REQUIREMENT: Of the lines below, write out exactly those from the line with "constexpr int kPreRows = 128;" through the line with "for (int b = r0", both included, and skip the rest.
━━━ EXERCISE DATA
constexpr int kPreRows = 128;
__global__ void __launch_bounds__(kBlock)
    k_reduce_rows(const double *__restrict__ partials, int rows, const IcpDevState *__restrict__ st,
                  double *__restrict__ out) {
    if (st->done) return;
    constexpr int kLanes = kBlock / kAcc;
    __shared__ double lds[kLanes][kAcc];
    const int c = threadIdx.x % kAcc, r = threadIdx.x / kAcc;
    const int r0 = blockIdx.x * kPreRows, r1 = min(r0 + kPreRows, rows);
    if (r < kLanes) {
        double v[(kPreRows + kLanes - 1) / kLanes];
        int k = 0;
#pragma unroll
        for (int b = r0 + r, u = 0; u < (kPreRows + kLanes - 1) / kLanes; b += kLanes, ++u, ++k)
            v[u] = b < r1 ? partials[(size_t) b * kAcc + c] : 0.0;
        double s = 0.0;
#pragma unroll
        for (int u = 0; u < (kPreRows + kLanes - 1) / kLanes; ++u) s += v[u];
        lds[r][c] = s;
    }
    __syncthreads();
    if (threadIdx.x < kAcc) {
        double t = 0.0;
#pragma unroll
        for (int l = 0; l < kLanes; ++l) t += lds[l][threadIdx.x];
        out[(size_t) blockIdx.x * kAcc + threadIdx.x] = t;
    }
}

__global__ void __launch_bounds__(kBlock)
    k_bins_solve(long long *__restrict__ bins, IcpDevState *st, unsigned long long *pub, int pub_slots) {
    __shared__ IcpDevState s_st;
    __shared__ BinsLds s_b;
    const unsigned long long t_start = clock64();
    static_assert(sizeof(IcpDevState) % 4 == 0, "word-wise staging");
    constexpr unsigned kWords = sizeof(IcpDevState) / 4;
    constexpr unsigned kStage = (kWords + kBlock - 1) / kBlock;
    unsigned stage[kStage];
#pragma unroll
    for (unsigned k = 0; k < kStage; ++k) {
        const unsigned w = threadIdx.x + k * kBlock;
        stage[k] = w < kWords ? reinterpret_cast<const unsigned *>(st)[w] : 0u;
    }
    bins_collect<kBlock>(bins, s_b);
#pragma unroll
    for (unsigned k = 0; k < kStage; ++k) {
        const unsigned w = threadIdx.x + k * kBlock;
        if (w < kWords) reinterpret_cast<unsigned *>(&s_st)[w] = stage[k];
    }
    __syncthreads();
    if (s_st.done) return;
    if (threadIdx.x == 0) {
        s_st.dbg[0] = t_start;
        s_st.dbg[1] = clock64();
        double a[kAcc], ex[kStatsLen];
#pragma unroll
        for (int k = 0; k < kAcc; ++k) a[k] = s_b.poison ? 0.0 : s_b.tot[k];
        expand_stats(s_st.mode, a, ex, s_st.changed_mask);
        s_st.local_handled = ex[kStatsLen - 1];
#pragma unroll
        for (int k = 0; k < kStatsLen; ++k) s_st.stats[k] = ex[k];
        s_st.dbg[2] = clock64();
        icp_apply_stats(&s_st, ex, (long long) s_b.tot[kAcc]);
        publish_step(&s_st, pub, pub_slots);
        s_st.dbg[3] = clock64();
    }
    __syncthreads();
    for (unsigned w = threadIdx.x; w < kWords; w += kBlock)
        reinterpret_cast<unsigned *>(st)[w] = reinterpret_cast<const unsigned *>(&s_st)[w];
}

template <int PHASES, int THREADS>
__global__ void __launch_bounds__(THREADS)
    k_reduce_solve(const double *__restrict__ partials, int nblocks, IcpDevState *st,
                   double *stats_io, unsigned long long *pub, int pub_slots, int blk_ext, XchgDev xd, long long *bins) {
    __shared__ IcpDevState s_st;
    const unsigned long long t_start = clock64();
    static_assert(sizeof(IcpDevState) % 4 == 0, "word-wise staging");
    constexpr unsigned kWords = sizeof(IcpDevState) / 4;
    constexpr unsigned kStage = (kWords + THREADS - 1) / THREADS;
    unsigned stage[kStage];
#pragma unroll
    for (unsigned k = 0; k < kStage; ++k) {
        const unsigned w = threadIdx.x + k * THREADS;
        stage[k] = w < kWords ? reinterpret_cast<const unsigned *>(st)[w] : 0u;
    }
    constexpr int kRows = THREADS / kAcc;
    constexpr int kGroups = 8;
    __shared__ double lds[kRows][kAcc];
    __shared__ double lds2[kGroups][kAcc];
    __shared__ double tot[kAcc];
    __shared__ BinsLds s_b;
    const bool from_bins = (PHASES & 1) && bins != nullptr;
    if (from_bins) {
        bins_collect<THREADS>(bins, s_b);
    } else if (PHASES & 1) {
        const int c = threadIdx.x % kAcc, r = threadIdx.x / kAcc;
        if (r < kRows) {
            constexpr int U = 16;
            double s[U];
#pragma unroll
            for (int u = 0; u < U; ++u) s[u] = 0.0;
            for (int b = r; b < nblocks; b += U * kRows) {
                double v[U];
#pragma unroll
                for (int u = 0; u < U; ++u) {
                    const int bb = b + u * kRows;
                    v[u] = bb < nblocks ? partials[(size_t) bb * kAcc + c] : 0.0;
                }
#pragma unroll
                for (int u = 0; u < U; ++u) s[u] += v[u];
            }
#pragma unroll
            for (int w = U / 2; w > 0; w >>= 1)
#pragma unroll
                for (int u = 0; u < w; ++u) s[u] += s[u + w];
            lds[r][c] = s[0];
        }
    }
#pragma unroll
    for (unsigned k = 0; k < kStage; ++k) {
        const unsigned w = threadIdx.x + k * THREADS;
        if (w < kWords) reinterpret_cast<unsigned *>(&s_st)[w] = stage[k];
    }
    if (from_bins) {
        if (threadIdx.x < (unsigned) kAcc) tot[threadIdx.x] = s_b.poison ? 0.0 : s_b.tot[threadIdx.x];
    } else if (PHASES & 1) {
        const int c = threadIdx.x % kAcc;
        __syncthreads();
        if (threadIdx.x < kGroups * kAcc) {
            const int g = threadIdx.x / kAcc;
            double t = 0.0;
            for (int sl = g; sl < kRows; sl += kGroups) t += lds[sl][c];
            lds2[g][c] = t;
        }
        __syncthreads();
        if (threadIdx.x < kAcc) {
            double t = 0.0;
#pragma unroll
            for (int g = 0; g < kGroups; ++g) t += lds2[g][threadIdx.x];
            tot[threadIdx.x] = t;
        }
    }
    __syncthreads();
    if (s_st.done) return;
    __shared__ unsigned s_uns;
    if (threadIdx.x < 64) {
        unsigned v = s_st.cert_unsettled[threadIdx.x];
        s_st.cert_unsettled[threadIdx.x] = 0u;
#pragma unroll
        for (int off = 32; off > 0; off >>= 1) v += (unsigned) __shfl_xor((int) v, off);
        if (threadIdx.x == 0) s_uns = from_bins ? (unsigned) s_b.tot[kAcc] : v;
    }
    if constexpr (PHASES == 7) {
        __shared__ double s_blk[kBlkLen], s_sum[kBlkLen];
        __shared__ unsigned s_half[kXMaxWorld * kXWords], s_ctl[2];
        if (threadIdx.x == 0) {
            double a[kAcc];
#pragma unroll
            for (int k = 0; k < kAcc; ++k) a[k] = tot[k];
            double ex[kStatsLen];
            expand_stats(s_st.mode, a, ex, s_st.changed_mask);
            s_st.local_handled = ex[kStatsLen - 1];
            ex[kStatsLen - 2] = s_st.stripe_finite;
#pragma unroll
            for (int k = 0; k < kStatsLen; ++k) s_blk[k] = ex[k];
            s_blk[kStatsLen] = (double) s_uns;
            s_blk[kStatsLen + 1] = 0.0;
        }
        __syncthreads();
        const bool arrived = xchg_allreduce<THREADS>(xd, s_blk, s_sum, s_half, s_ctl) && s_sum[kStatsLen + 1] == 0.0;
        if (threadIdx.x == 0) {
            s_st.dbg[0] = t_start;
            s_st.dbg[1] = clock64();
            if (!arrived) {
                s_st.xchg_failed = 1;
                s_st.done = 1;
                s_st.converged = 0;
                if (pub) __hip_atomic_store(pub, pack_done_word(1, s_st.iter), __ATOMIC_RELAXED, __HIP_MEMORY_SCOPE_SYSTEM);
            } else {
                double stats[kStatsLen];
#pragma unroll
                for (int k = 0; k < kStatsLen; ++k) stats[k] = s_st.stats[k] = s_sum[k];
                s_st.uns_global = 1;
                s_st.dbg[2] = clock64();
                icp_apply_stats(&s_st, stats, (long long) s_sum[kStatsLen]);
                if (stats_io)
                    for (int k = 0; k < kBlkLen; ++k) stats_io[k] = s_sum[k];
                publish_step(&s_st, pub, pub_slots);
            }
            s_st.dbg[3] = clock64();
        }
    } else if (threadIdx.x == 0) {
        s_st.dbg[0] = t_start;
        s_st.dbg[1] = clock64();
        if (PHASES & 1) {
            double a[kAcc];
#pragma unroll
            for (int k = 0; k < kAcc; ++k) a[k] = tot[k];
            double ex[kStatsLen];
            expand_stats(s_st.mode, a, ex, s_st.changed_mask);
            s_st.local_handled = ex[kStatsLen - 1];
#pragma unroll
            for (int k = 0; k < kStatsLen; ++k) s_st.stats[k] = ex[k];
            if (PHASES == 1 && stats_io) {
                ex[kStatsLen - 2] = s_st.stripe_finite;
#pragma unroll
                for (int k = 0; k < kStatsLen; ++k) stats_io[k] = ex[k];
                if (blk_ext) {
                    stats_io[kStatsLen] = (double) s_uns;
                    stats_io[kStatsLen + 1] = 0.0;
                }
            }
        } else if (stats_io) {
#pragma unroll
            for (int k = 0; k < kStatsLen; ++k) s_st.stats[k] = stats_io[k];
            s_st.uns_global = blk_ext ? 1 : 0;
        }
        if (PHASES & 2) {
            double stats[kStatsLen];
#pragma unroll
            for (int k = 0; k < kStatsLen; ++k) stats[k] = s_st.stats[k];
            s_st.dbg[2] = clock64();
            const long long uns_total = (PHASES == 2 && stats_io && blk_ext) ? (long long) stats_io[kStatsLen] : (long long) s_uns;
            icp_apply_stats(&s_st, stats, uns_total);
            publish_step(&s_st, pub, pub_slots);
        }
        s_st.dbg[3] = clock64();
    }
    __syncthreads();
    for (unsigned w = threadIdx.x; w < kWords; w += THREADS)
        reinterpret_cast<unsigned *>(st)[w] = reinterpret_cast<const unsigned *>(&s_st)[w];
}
━━━━━━
━━━ EXERCISE DATA
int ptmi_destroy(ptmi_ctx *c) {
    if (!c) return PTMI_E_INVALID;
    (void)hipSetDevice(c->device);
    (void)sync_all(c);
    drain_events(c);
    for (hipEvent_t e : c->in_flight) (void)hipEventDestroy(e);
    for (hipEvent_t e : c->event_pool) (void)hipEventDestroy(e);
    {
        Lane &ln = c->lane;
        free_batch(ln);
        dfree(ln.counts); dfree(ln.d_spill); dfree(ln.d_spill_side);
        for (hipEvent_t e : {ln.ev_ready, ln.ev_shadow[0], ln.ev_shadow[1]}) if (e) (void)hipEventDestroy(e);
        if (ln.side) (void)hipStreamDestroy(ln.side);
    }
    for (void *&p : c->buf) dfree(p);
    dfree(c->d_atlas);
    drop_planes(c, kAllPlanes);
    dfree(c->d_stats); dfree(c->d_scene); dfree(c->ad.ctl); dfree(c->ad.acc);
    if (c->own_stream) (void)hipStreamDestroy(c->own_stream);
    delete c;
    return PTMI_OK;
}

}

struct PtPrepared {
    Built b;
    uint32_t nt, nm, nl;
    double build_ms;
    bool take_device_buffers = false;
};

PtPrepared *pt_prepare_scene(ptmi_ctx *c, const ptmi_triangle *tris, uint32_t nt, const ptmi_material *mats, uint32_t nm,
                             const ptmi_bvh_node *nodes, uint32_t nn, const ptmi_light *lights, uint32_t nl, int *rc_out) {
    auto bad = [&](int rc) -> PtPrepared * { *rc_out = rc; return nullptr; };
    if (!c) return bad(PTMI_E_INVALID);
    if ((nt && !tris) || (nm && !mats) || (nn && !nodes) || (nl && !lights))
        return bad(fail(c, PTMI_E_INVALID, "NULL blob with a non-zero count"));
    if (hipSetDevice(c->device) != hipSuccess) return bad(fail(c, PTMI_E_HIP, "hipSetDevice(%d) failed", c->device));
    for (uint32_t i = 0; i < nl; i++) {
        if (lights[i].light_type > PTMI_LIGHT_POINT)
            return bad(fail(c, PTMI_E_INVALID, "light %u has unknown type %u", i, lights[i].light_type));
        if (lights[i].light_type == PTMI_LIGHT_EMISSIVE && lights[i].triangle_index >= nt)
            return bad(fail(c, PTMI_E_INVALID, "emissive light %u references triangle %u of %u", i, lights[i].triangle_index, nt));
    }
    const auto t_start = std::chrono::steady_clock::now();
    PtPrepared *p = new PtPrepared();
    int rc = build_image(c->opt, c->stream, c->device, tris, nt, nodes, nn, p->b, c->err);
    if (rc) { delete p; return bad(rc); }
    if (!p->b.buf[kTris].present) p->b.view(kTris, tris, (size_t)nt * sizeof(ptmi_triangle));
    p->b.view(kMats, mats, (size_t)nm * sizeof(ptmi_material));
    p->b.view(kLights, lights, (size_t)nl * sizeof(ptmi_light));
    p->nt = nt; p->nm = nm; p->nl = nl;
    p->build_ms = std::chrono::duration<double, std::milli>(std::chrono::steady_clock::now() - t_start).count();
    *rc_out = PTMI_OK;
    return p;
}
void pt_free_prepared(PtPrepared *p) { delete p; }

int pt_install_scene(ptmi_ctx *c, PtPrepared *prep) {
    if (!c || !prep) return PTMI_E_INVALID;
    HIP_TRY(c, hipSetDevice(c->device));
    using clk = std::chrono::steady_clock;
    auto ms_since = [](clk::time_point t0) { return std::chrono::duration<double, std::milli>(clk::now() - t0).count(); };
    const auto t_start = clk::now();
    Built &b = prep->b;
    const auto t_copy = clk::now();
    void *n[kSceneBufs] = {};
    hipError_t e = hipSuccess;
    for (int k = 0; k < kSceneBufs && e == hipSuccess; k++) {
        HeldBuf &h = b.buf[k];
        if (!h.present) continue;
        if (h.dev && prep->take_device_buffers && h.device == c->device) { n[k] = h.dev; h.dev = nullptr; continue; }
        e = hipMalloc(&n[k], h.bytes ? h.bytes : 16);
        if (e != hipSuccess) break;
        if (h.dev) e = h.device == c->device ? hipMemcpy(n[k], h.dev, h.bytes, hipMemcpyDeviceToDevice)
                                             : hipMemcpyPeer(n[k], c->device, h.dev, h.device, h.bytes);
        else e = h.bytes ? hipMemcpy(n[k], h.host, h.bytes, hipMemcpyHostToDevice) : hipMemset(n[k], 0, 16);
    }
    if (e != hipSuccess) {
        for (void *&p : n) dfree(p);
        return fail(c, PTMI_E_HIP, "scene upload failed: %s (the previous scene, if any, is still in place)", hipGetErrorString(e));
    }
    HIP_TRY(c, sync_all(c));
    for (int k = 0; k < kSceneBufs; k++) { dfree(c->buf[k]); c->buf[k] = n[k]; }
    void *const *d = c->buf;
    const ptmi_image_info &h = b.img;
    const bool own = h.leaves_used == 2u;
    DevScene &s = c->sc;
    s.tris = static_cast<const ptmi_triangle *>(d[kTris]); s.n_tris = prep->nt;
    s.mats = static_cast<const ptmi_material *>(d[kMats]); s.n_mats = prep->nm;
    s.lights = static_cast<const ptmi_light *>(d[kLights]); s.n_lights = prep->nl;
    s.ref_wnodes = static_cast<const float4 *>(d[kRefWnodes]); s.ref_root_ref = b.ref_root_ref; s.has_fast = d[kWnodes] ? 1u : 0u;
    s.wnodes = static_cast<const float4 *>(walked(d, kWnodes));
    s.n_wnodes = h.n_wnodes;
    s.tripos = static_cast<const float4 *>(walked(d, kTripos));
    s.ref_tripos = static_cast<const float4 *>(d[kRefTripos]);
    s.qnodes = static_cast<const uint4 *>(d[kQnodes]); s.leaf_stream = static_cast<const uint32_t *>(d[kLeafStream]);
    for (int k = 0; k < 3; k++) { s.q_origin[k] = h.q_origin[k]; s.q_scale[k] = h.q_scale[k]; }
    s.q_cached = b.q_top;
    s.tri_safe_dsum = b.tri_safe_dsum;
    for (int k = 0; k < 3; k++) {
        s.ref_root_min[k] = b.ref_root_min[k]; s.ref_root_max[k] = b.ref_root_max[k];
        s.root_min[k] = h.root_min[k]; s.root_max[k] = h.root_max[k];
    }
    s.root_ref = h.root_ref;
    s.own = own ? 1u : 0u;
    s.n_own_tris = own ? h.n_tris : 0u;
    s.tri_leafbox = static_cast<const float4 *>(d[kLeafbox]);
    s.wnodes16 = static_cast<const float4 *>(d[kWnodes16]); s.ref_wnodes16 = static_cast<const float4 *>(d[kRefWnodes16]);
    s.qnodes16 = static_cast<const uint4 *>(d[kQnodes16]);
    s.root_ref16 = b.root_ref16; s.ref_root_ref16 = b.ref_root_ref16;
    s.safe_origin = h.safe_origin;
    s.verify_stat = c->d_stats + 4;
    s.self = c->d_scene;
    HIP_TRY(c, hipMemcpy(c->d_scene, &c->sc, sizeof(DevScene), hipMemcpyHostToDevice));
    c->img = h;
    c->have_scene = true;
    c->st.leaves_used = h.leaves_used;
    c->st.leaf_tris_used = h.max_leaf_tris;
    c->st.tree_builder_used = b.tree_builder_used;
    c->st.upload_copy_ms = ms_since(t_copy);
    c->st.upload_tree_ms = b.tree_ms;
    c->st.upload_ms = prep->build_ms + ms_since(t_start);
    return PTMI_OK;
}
━━━━━━
TASK SOLUTION:
constexpr int kPreRows = 128;
__global__ void __launch_bounds__(kBlock)
    k_reduce_rows(const double *__restrict__ partials, int rows, const IcpDevState *__restrict__ st,
                  double *__restrict__ out) {
    if (st->done) return;
    constexpr int kLanes = kBlock / kAcc;
    __shared__ double lds[kLanes][kAcc];
    const int c = threadIdx.x % kAcc, r = threadIdx.x / kAcc;
    const int r0 = blockIdx.x * kPreRows, r1 = min(r0 + kPreRows, rows);
    if (r < kLanes) {
        double v[(kPreRows + kLanes - 1) / kLanes];
        int k = 0;
#pragma unroll
        for (int b = r0 + r, u = 0; u < (kPreRows + kLanes - 1) / kLanes; b += kLanes, ++u, ++k)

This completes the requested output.